The ultrafilter lemma states that every proper filter on a set X is contained in some ultrafilter on X.
Wikipedia says that in ZFC one can prove the ultrafilter lemma, but in ZF it's not possible to prove it. How is it possible to prove that in ZF it's not possible to prove the ultrafilter lemma?
How can you prove that the theory of fields does not prove the existence of some $x$ such that $x\cdot x=1+1$? You exhibit a field in which this statement is false.
How can you prove that $a\cdot b=b\cdot a$ is not provable from the axioms of a group? You exhibit a group in which this statement is false.
So, how can you prove that the ultrafilter lemma is not provable from the axioms of $\sf ZF$? Well, you exhibit a model of $\sf ZF$ in which the statement is false.
Models of set theory tend to be conceptually "harder" since (1) there are no "easy examples" like in the case of groups, or even $\Bbb N$ or $\Bbb R$ being "easy enough examples" for their respective theories, and (2) since we think of $\sf ZF$ as being kind of the basis of mathematics, at least in some sense, it is hard to think about different models of it, because that means different universes of mathematics, and to some extent different mathematics. And that leap is hard to make.
Setting aside these issues, the easiest way to study models of $\sf ZF$, specifically in the context of relative consistency results, is by Cohen's technique of forcing and von Neumann's and Gödel's approach to inner models. Fortunately, you'll need to combine both of these approaches in order to get consistency results without the axiom of choice.
Putting that technicality aside, the easiest way to make something fail, is to add a counterexample. So, a set without a non-principal ultrafilter, for example. But that can be a bit hard to envision. So instead, we can see what consequences the ultrafilter lemma have, and then see if any of those is easy to negate.
Luckily, the ultrafilter lemma has so many consequences and equivalences that it's a serious contender to the "most useful weak choice principle". The easiest thing we can prove is every set can be linearly ordered. This is best proved using the compactness theorem for first-order logic, which itself is equivalent to the ultrafilter lemma.

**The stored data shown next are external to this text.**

#if defined(__CUDA_ARCH__)
LS_HD float4 ld_pt(const float4* p) { return __ldg(p); }
LS_HD Entry ld_entry(const Entry* e) {
  const int2 v = __ldg(reinterpret_cast<const int2*>(e));
  Entry r;
  r.start = (uint32_t)v.x;
  r.meta = v.y;
  return r;
}
LS_HD int f2i(float f) { return __float_as_int(f); }
LS_HD float i2f(int i) { return __int_as_float(i); }
LS_HD float4 ld_state4(const float4* p) { return __ldcg(p); }
LS_HD void st_state4(float4* p, const float4 v) { __stcg(p, v); }
LS_HD unsigned long long ld_mask(const unsigned long long* p) { return __ldg(p); }
LS_HD unsigned long long ld_rows(const unsigned long long* p) { return __ldg(p); }
LS_HD int ctz64(unsigned long long m) { return __ffsll((long long)m) - 1; }
#else
LS_HD float4 ld_pt(const float4* p) { LS_CNT_CAND(); return *p; }
LS_HD Entry ld_entry(const Entry* e) { LS_CNT_ENTRY(); return *e; }
LS_HD int f2i(float f) { int i; std::memcpy(&i, &f, 4); return i; }
LS_HD float i2f(int i) { float f; std::memcpy(&f, &i, 4); return f; }
LS_HD float4 ld_state4(const float4* p) { return *p; }
LS_HD void st_state4(float4* p, const float4 v) { *p = v; }
LS_HD unsigned long long ld_mask(const unsigned long long* p) { LS_CNT_ENTRY(); return *p; }
LS_HD unsigned long long ld_rows(const unsigned long long* p) { return *p; }
LS_HD int ctz64(unsigned long long m) { return __builtin_ctzll(m); }
#endif

LS_HD int coord_top(float v, float o, float inv, int n) {
  float t = floorf((v - o) * inv);
  t = fminf(fmaxf(t, 0.0f), (float)(n - 1));
  return (int)t;
}
LS_HD int coord_sub(float v, float lo, float inv) {
  float t = floorf((v - lo) * inv);
  t = fminf(fmaxf(t, 0.0f), (float)(LS_FB - 1));
  return (int)t;
}
LS_HD float cell_lo(float o, int c, float H) { return o + (float)c * H; }

LS_HD float gap(float q, float lo, float hi, float m) {
  const float a = (lo - m) - q;
  const float b = q - (hi + m);
  return fmaxf(0.0f, fmaxf(a, b));
}

#define LS_SHRINK 0.999999f

LS_HD float ball_radius(float best_d2, float margin) { return sqrtf(best_d2) * 1.000001f + margin; }

LS_HD void Best::offer_pt(float d, const float4& c, int p) { offer(d, f2i(c.w), p); }
LS_HD void TopK::offer_pt(float dist, const float4& c, int p) { offer(dist, f2i(c.w), p); }
template <class Acc>
LS_HD void consider_pt(const float4 p, int pos, float qx, float qy, float qz, Acc& b) {
  b.offer_pt(dist2(qx, qy, qz, p.x, p.y, p.z), p, pos);
}
template <class Acc>
LS_HD void consider(const float4* pts, int pos, float qx, float qy, float qz, Acc& b) {
  consider_pt(ld_pt(pts + pos), pos, qx, qy, qz, b);
}

template <class Acc>
LS_HD void scan_range(const float4* pts, uint32_t a, uint32_t e, float qx, float qy, float qz, Acc& b) {
  uint32_t pos = a;
  for (; pos + 4 <= e; pos += 4) {
    LS_CNT_STEP();
    const float4 p0 = ld_pt(pts + pos), p1 = ld_pt(pts + pos + 1), p2 = ld_pt(pts + pos + 2), p3 = ld_pt(pts + pos + 3);
    consider_pt(p0, (int)pos, qx, qy, qz, b);
    consider_pt(p1, (int)pos + 1, qx, qy, qz, b);
    consider_pt(p2, (int)pos + 2, qx, qy, qz, b);
    consider_pt(p3, (int)pos + 3, qx, qy, qz, b);
  }
  if (pos < e) LS_CNT_STEP();
  for (; pos < e; ++pos) consider(pts, (int)pos, qx, qy, qz, b);
}

template <class Acc>
LS_HD void visit_fine(const Grid& g, const Entry* tab, unsigned long long rows, float lox, float loy, float loz,
                      const float4* pts, float qx, float qy, float qz, Acc& b) {
// ... 178 lines not shown
#ifndef LS_VL_GATE
#define LS_VL_GATE 1.0f
#endif
struct VLists {
  float4* vq;
  float4* vpts;
  int n;
};

struct Collector {
  float r2;
  int cnt;
  float4* out;
  int stride;
  LS_HD float bound() const { return r2; }
  LS_HD void offer_pt(float d, const float4& c, int p) {
    if (d <= r2) {
      if (cnt < LS_VK) st_state4(out + (size_t)cnt * stride, make_float4(c.x, c.y, c.z, i2f(p)));
      else r2 = -1.0f;
      ++cnt;
    }
  }
};

LS_HD bool vlist_query(const VLists& L, const float4* pts, int i, const float4 v, const float4 c0, float qx, float qy,
                       float qz, float cap_d2, Best& b, float4& cbest) {
  const unsigned int bits = (unsigned int)f2i(v.w);
  if (bits == 0u) return false;
  const int cnt = (int)(bits & 15u);
  const float Rv = i2f((int)(bits & ~15u));
  const float Rc = Rv * 0.999996f - sqrtf(dist2(qx, qy, qz, v.x, v.y, v.z)) * 1.000004f;
  if (!(Rc > 0.0f)) return false;
  b.d2 = cap_d2;
  b.idx = INT_MAX;
  b.pos = -1;
  for (int k = 0; k < cnt; ++k) {
    const float4 c = k == 0 ? c0 : ld_state4(L.vpts + (size_t)k * L.n + i);
    const float d = dist2(qx, qy, qz, c.x, c.y, c.z);
    const int cpos = f2i(c.w);
    if (d < b.d2) {
      b.d2 = d;
      b.pos = cpos;
      cbest = c;
    } else if (d == b.d2) {
      if (b.pos < 0 || f2i(ld_pt(pts + cpos).w) < f2i(ld_pt(pts + b.pos).w)) {
        b.pos = cpos;
        cbest = c;
      }
    }
  }
  return b.d2 * 1.00001f <= Rc * Rc;
}

LS_HD void vlist_build(const Grid& g, const GridView& v, const VLists& L, int i, float qx, float qy, float qz, bool found,
                       float found_d2, float cap_d2, float motion) {
  float Rv;
  if (found) {
    const float want = sqrtf(found_d2);
    const float margin = fmaxf(want * LS_VL_REL, LS_VL_ABS) + 1e-4f;
    if (!(motion * LS_VL_GATE <= margin)) return;
    Rv = want + fminf(margin, fmaxf(0.002f, LS_VL_SKIN * motion));
  } else {
    const float want = sqrtf(cap_d2);
    if (!(motion <= want * 0.125f)) return;
    Rv = want * 1.05f + fminf(want * 0.25f, fmaxf(0.002f, 4.0f * motion));
  }
  if (!(Rv < 3.0e38f)) return;
  Collector c;
  c.r2 = Rv * Rv;
  c.cnt = 0;
  c.out = L.vpts + i;
  c.stride = L.n;
  ball_query(g, v, qx, qy, qz, c);
  float4 head = make_float4(qx, qy, qz, 0.0f);
  if (c.cnt <= LS_VK) head.w = i2f((int)((((unsigned int)f2i(Rv * 0.9999999f)) & ~15u) | (unsigned int)c.cnt));
  st_state4(L.vq + i, head);
}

Now it's a bit easier to negate that. Namely, adding a set which cannot be linearly ordered. The simplest approach to non-well-orderable sets will generally yield sets which are in fact amorphous, that is, they cannot be split into two disjoint infinite sets. And if $A$ is amorphous, then $A$ cannot be linearly ordered. Let's prove that.

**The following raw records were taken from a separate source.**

static int upload_coded(snpm_batch *b, int64_t n_samples, const int64_t *offsets, const uint32_t *chrom_pos, const uint16_t *codes,
                        const uint32_t *codes32, const double *wtable, int32_t n_wtable) {
    if (!b) return fail(SNPM_E_ARG, "snpm_batch_upload_coded: NULL batch");
    if (codes32 && n_wtable > 1024) return fail(SNPM_E_ARG, "snpm_batch_upload_coded32: three codes share one word only up to 1024 weight values (%d given)", n_wtable);
    snpm_db *db = b->db;
    if (n_samples < 1 || !offsets || offsets[0] != 0) return fail(SNPM_E_ARG, "snpm_batch_upload_coded: need samples and offsets starting at 0");
    for (int64_t s = 0; s < n_samples; ++s)
        if (offsets[s + 1] < offsets[s]) return fail(SNPM_E_ARG, "snpm_batch_upload_coded: offsets must be non-decreasing");
    const int64_t n = offsets[n_samples];
    if (n >= (int64_t(1) << 31) - 2048) return fail(SNPM_E_ARG, "snpm_batch_upload_coded: %lld markers exceed the 2^31 limit", (long long)n);
    if (n > 0 && (!chrom_pos || (!codes && !codes32))) return fail(SNPM_E_ARG, "snpm_batch_upload_coded: NULL marker arrays");
    if (!wtable || n_wtable < 1 || n_wtable > 65536) return fail(SNPM_E_ARG, "snpm_batch_upload_coded: the weight table must hold 1..65536 values");
    for (int32_t t = 0; t < n_wtable; ++t)
        if (!(wtable[t] >= 0.0) || std::isinf(wtable[t])) return fail(SNPM_E_ARG, "snpm_batch_upload_coded: weights must be finite and non-negative (entry %d)", t);
    if (!b->gchunk_set) b->gchunk_req = db->stride > G2_WX ? G2_MAX_CHUNK : 320;
    if (b->gchunk_req % GR_BLOCK || b->gchunk_req > G2_MAX_CHUNK)
        return fail(SNPM_E_ARG, "snpm_batch_upload_coded: the group chunk must be a multiple of %d and at most %d rows (it is %d)", GR_BLOCK, G2_MAX_CHUNK, b->gchunk_req);
    SNPM_CUDA(cudaSetDevice(db->device));
    b->S = n_samples;
    b->n = n;
    b->grouped = true;
    b->coded = true;
    b->codes_packed = codes32 != nullptr;
    b->pending_expand = 2;
    b->d_runs_bad = nullptr;
    b->n_wtable = n_wtable;
    int bits = 1;
    while ((1 << bits) < n_wtable) ++bits;
    b->code_bits = bits;
    b->key_bits = 3 * bits + 2;
    b->gchunk = b->gchunk_req;
    b->h_off.assign(offsets, offsets + n_samples + 1);
    int64_t nseg = 0;
    std::vector<int32_t> tile_first(size_t(n_samples) + 1), tile_sample;
    for (int64_t s = 0; s < n_samples; ++s) {
        const int64_t ns = offsets[s + 1] - offsets[s];
        nseg += ceil_div64(ns, b->gchunk);
        tile_first[size_t(s)] = int32_t(tile_sample.size());
        for (int64_t t = 0; t < ceil_div64(ns, RS_TILE); ++t) tile_sample.push_back(int32_t(s));
    }
    tile_first[size_t(n_samples)] = int32_t(tile_sample.size());
    b->nseg_cap = nseg;
    b->n_sort_tiles = int64_t(tile_sample.size());
    const size_t key_bytes = b->key_bits <= 32 ? 4 : 8;
    SNPM_TRY(b->d_off.ensure(size_t(n_samples + 1) * 8));
    SNPM_TRY(b->d_chrom.ensure(size_t(n) * 4));
    SNPM_TRY(b->d_pos.ensure(size_t(n) * 4));
    SNPM_TRY(b->d_wei_idx.ensure(size_t(n) * 4));
    SNPM_TRY(b->d_codes.ensure(size_t(n) * 6));
    SNPM_TRY(b->d_wtable.ensure(size_t(n_wtable) * 8));
    SNPM_TRY(b->d_key_a.ensure(size_t(n) * key_bytes));
    SNPM_TRY(b->d_pair_db_tmp.ensure(size_t(n) * 4));
    SNPM_TRY(b->d_pair_s_tmp.ensure(size_t(n) * 4));
    SNPM_TRY(b->d_tile_sample.ensure(std::max<size_t>(tile_sample.size(), 1) * 4));
    SNPM_TRY(b->d_tile_first.ensure(size_t(n_samples + 1) * 4));
    SNPM_TRY(b->d_tile_hist.ensure(std::max<size_t>(tile_sample.size(), 1) * (size_t(GH_MAX_GROUPS) * 4 + 8)));
    SNPM_TRY(b->d_blk_chg.ensure(size_t(std::max<int64_t>(nseg, 1)) * (size_t(b->gchunk / GR_BLOCK) * 8 + 12) + size_t(SO_BUCKETS) * 4 + 16));
    SNPM_TRY(b->d_seg_order.ensure(size_t(std::max<int64_t>(nseg, 1)) * 16));
    SNPM_TRY(b->d_work_counter.ensure(256));
    SNPM_TRY(b->d_hash.ensure(size_t(n_samples) * GH_SLOTS * 8));
    SNPM_TRY(b->d_slot_gid.ensure(size_t(n_samples) * GH_SLOTS * 2));
    SNPM_TRY(b->d_ngroups.ensure(size_t(n_samples) * 4));
    SNPM_TRY(b->d_group_overflow.ensure(size_t(n_samples) * 4));
    SNPM_TRY(b->d_gkeys.ensure(size_t(n_samples) * GH_MAX_GROUPS * key_bytes));
    SNPM_TRY(b->d_gw.ensure(size_t(n_samples) * GH_MAX_GROUPS * 32));
    SNPM_TRY(b->d_goff.ensure(size_t(n_samples) * (GH_MAX_GROUPS + 1) * 4));
    SNPM_TRY(b->d_gid.ensure(size_t(n) * 2));
    cudaStream_t st = b->copy_stream;
    SNPM_CUDA(cudaStreamWaitEvent(st, b->ev_inputs_free, 0));
    b->h_gtable.assign(wtable, wtable + n_wtable);
    b->h_tiles.assign(tile_first.begin(), tile_first.end());
    b->h_tiles.insert(b->h_tiles.end(), tile_sample.begin(), tile_sample.end());
    SNPM_CUDA(cudaMemcpyAsync(b->d_off.p, offsets, size_t(n_samples + 1) * 8, cudaMemcpyHostToDevice, st));
    SNPM_CUDA(cudaMemcpyAsync(b->d_wtable.p, b->h_gtable.data(), size_t(n_wtable) * 8, cudaMemcpyHostToDevice, st));
    SNPM_CUDA(cudaMemcpyAsync(b->d_tile_first.p, b->h_tiles.data(), size_t(n_samples + 1) * 4, cudaMemcpyHostToDevice, st));
    if (!tile_sample.empty())
        SNPM_CUDA(cudaMemcpyAsync(b->d_tile_sample.p, b->h_tiles.data() + n_samples + 1, tile_sample.size() * 4, cudaMemcpyHostToDevice, st));
    if (n) {
        SNPM_CUDA(cudaMemcpyAsync(b->d_wei_idx.p, chrom_pos, size_t(n) * 4, cudaMemcpyHostToDevice, st));
        if (codes32) SNPM_CUDA(cudaMemcpyAsync(b->d_codes.p, codes32, size_t(n) * 4, cudaMemcpyHostToDevice, st));
        else SNPM_CUDA(cudaMemcpyAsync(b->d_codes.p, codes, size_t(n) * 6, cudaMemcpyHostToDevice, st));
    }
    SNPM_CUDA(cudaEventRecord(b->ev_uploaded, st));
    b->ran = b->ran_windows = b->epilogue_done = false;
    return SNPM_OK;
}

int snpm_batch_upload_coded(snpm_batch *b, int64_t n_samples, const int64_t *offsets, const uint32_t *chrom_pos, const uint16_t *codes,
                            const double *wtable, int32_t n_wtable) {
    return upload_coded(b, n_samples, offsets, chrom_pos, codes, nullptr, wtable, n_wtable);
}

int snpm_batch_upload_coded32(snpm_batch *b, int64_t n_samples, const int64_t *offsets, const uint32_t *chrom_pos, const uint32_t *codes32,
                              const double *wtable, int32_t n_wtable) {
    return upload_coded(b, n_samples, offsets, chrom_pos, nullptr, codes32, wtable, n_wtable);
}

int snpm_batch_coded_timings(snpm_batch *b, float *ms, int n) {
    if (!b || !ms || n < 4) return fail(SNPM_E_ARG, "snpm_batch_coded_timings: need room for 4 floats");
    if (!b->coded || !b->ran) return fail(SNPM_E_STATE, "snpm_batch_coded_timings: run a coded batch first");
    SNPM_CUDA(cudaSetDevice(b->db->device));
    SNPM_CUDA(cudaStreamSynchronize(b->db->stream));
    for (int i = 0; i < n; ++i) ms[i] = 0.f;
    cudaEventElapsedTime(&ms[0], b->ev[SNPM_EV_START], b->ev_joined);
    cudaEventElapsedTime(&ms[1], b->ev_joined, b->ev[SNPM_EV_JOIN]);
    cudaEventElapsedTime(&ms[2], b->ev[SNPM_EV_JOIN], b->ev[SNPM_EV_SCORE]);
    cudaEventElapsedTime(&ms[3], b->ev[SNPM_EV_SCORE], b->ev[SNPM_EV_COMBINE]);
    return SNPM_OK;
}

int snpm_pack_markers(int64_t n, const uint8_t *chrom_u8, const int32_t *pos, uint32_t *out) {
    if (n < 0 || (n > 0 && (!chrom_u8 || !pos || !out))) return fail(SNPM_E_ARG, "snpm_pack_markers: bad arguments");
    for (int64_t i = 0; i < n; ++i) {
        const uint32_t c = chrom_u8[i] == 255 ? 31u : uint32_t(chrom_u8[i]);
        if ((chrom_u8[i] != 255 && c > 30u) || pos[i] < 0 || pos[i] >= (1 << 27))
            return fail(SNPM_E_RANGE, "snpm_pack_markers: marker %lld (chromosome id %u, position %d) does not fit 5 + 27 bits", (long long)i, c, pos[i]);
        out[i] = (c << 27) | uint32_t(pos[i]);
    }
    return SNPM_OK;
}

int snpm_pack_coded(int64_t n, const int32_t *chrom_id, const int32_t *pos, const uint16_t *codes, uint32_t *chrom_pos, uint32_t *codes32) {
    if (n < 0 || (n > 0 && (!chrom_id || !pos || !chrom_pos || (codes32 && !codes)))) return fail(SNPM_E_ARG, "snpm_pack_coded: bad arguments");
    uint32_t bad = 0u;
    for (int64_t i = 0; i < n; ++i) {
        const int32_t c = chrom_id[i], p = pos[i];
        bad |= uint32_t(c > 30) | uint32_t(p < 0) | uint32_t(p >= (1 << 27));
        chrom_pos[i] = ((c < 0 ? 31u : uint32_t(c)) << 27) | (uint32_t(p) & ((1u << 27) - 1u));
    }
    if (codes32)
        for (int64_t i = 0; i < n; ++i) {
            const uint32_t a = codes[3 * i], h = codes[3 * i + 1], t = codes[3 * i + 2];
            bad |= uint32_t((a | h | t) > 1023u);
            codes32[i] = a | (h << 10) | (t << 20);
        }
    if (bad) return fail(SNPM_E_RANGE, "snpm_pack_coded: a chromosome id above 30, a position outside 27 bits or a code above 1023");
    return SNPM_OK;
}

int snpm_batch_guard_counts(snpm_batch *b, int32_t *counts) {
    if (!b || !counts) return fail(SNPM_E_ARG, "snpm_batch_guard_counts: NULL argument");
    if (!b->grouped) { for (int64_t s = 0; s < b->rangen(); ++s) counts[s] = 0; return SNPM_OK; }
    if (!b->epilogue_done) return fail(SNPM_E_STATE, "snpm_batch_guard_counts: run the epilogue first");
    if (b->rangen() == 0) return SNPM_OK;
    SNPM_CUDA(cudaSetDevice(b->db->device));
    SNPM_CUDA(cudaMemcpyAsync(counts, b->d_guard.as<int32_t>() + b->range0(), size_t(b->rangen()) * 4, cudaMemcpyDeviceToHost, b->db->stream));
    SNPM_CUDA(cudaStreamSynchronize(b->db->stream));
    return SNPM_OK;
}

int snpm_batch_set_result_range(snpm_batch *b, int64_t first_sample, int64_t n_samples) {
    if (!b || first_sample < 0 || n_samples < -1) return fail(SNPM_E_ARG, "snpm_batch_set_result_range: bad range");
    b->res0 = first_sample;
    b->resn = n_samples;
    return SNPM_OK;
}

int snpm_batch_set_track_pairs(snpm_batch *b, int on) {
    if (!b) return fail(SNPM_E_ARG, "snpm_batch_set_track_pairs: NULL batch");
    b->track_pairs = on != 0;
    return SNPM_OK;
}

int snpm_batch_set_chunk_rows(snpm_batch *b, int32_t rows) {
    if (!b || rows < 1 || rows > 1000000) return fail(SNPM_E_ARG, "snpm_batch_set_chunk_rows: 1..1000000 rows");
    b->chunk_rows_req = rows;
    return SNPM_OK;
}

int snpm_batch_set_group_chunk(snpm_batch *b, int32_t rows) {
    if (!b || rows < 16 || rows > GR_MAX_CHUNK || rows % 8) return fail(SNPM_E_ARG, "snpm_batch_set_group_chunk: 16..%d rows, a multiple of 8", GR_MAX_CHUNK);
    b->gchunk_req = rows;
    b->gchunk_set = true;
    return SNPM_OK;
}

static void ipc_close_peers(snpm_batch *b);

int snpm_batch_destroy(snpm_batch *b) {
    if (!b) return SNPM_OK;
    cudaSetDevice(b->db->device);
    cudaStreamSynchronize(b->db->stream);
    if (b->copy_stream) { cudaStreamSynchronize(b->copy_stream); cudaStreamDestroy(b->copy_stream); }
    if (b->ev_uploaded) cudaEventDestroy(b->ev_uploaded);
    if (b->ev_inputs_free) cudaEventDestroy(b->ev_inputs_free);
    if (b->ev_joined) cudaEventDestroy(b->ev_joined);
    if (b->ev_fork) cudaEventDestroy(b->ev_fork);
    if (b->ev_join) cudaEventDestroy(b->ev_join);
    DevBuf *bufs[] = {&b->d_off, &b->d_chrom, &b->d_pos, &b->d_wei, &b->d_filter, &b->d_match_row, &b->d_tile_cnt, &b->d_tile_off,
                      &b->d_prefix, &b->d_pair_db, &b->d_pair_s, &b->d_pair_w, &b->d_mstart, &b->d_seg_off, &b->d_part_score,
                      &b->d_part_ninfo, &b->d_red, &b->d_matches, &b->d_ninfo64, &b->d_prob, &b->d_L, &b->d_LR, &b->d_status,
                      &b->d_win_count, &b->d_win_off, &b->d_win_begin, &b->d_win_end, &b->d_kmax, &b->d_win_L, &b->d_win_LR,
                      &b->d_win_ident, &b->d_win_amb, &b->d_win_row_off, &b->d_row_acc, &b->d_row_score, &b->d_row_ninfo, &b->d_row_L, &b->d_row_ident, &b->d_f1_acc, &b->d_f1_part, &b->d_f1_out, &b->d_pair_code, &b->d_wei_idx, &b->d_wei_table,
                      &b->d_chrom8, &b->d_gid, &b->d_gtable, &b->d_pair_gid, &b->d_part_int, &b->d_guard, &b->d_runs,
                      &b->d_codes, &b->d_wtable, &b->d_key_a, &b->d_key_b, &b->d_idx_a, &b->d_idx_b, &b->d_pair_db_tmp, &b->d_pair_s_tmp,
                      &b->d_tile_sample, &b->d_tile_first, &b->d_tile_hist, &b->d_blk_chg, &b->d_seg_order, &b->d_work_counter, &b->d_hash, &b->d_slot_gid, &b->d_ngroups,
                      &b->d_group_overflow, &b->d_gkeys, &b->d_gw, &b->d_goff, &b->d_segsel, &b->d_segsel_off, &b->d_flags, &b->d_flag_counts};
    for (DevBuf *d : bufs) d->release();
    for (int i = 0; i < SNPM_N_EVENTS; ++i)
        if (b->ev[i]) cudaEventDestroy(b->ev[i]);
    if (b->h_status) cudaFreeHost(b->h_status);
    if (b->h_tail) cudaFreeHost(b->h_tail);
    if (b->ev_fetched) cudaEventDestroy(b->ev_fetched);
    if (b->ev_results) cudaEventDestroy(b->ev_results);
    ipc_close_peers(b);
    delete b;
    return SNPM_OK;
}

int snpm_batch_set_row_filter(snpm_batch *b, const int64_t *sorted_rows, int64_t n) {
    if (!b || n < 0) return fail(SNPM_E_ARG, "snpm_batch_set_row_filter: bad arguments");
    for (int64_t i = 1; i < n; ++i)
        if (sorted_rows[i] <= sorted_rows[i - 1]) return fail(SNPM_E_ARG, "snpm_batch_set_row_filter: rows must be strictly ascending");
    SNPM_CUDA(cudaSetDevice(b->db->device));
    b->has_filter = sorted_rows != nullptr;
    b->n_filter = b->has_filter ? n : 0;
    SNPM_TRY(b->d_filter.ensure(size_t(std::max<int64_t>(n, 1)) * 8));
    if (b->has_filter && n) {
        SNPM_CUDA(cudaMemcpyAsync(b->d_filter.p, sorted_rows, size_t(n) * 8, cudaMemcpyHostToDevice, b->db->stream));
        SNPM_CUDA(cudaStreamSynchronize(b->db->stream));
    }
    return SNPM_OK;
}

Proposition. Suppose that $A$ is an amorphous set, then $A$ cannot be linearly ordered.
Proof. If $<$ was a linear ordering of $A$, then for each $a\in A$, $A_a\{b\in A\mid b<a\}$ and $A^a=\{b\in A\mid a\leq b\}$ forms a partition of $A$, so exactly one of those is infinite; moreover $\{a\in A\mid A_a\text{ is finite}\}$ and $\{a\in A\mid A^a\text{ is finite}\}$ is itself a partition.
Without loss of generality, we can assume that $A_a$ is finite for all but finitely many $a\in A$, otherwise simply consider the reversed order (or the symmetric argument), and by removing the finite remainder we can assume that $A_a$ is finite for every $a\in A$. Now, note that by linearity and finiteness, each $A_a$ has a unique finite size, and since $A$ is infinite, $\{|A_a|\mid a\in A\}$ is an infinite set of natural numbers in bijection with $A$. So by splitting that set of integers into two infinite subsets, we can get two disjoint infinite subsets of $A$, which is a contradiction to being amorphous. $\square$
Now, you might ask, how do we prove that the existence of an amorphous set is even possible? Well, that requires a lot more technical details. There are numerous technical "blackbox-able" theorems that will tell you that given a structure in some language $\cal L$ with a sufficiently rich automoprhism group, and a sufficiently rich algebra of subsets of our structures, we can create a "copy" of this structure where the algebra of subsets is the power set of our "copy".
Applying this to $\cal L$ being the empty language, our structure an infinite set, the autmorphism group being just all the permutations, and the subsets being the finite and co-finite sets will traditionally satisfy these requirements and result in an amorphous set. If you want to longer version, I recommend starting with Jech's "The Axiom of Choice" book or with Halbeisen's "Combinatorial Set Theory".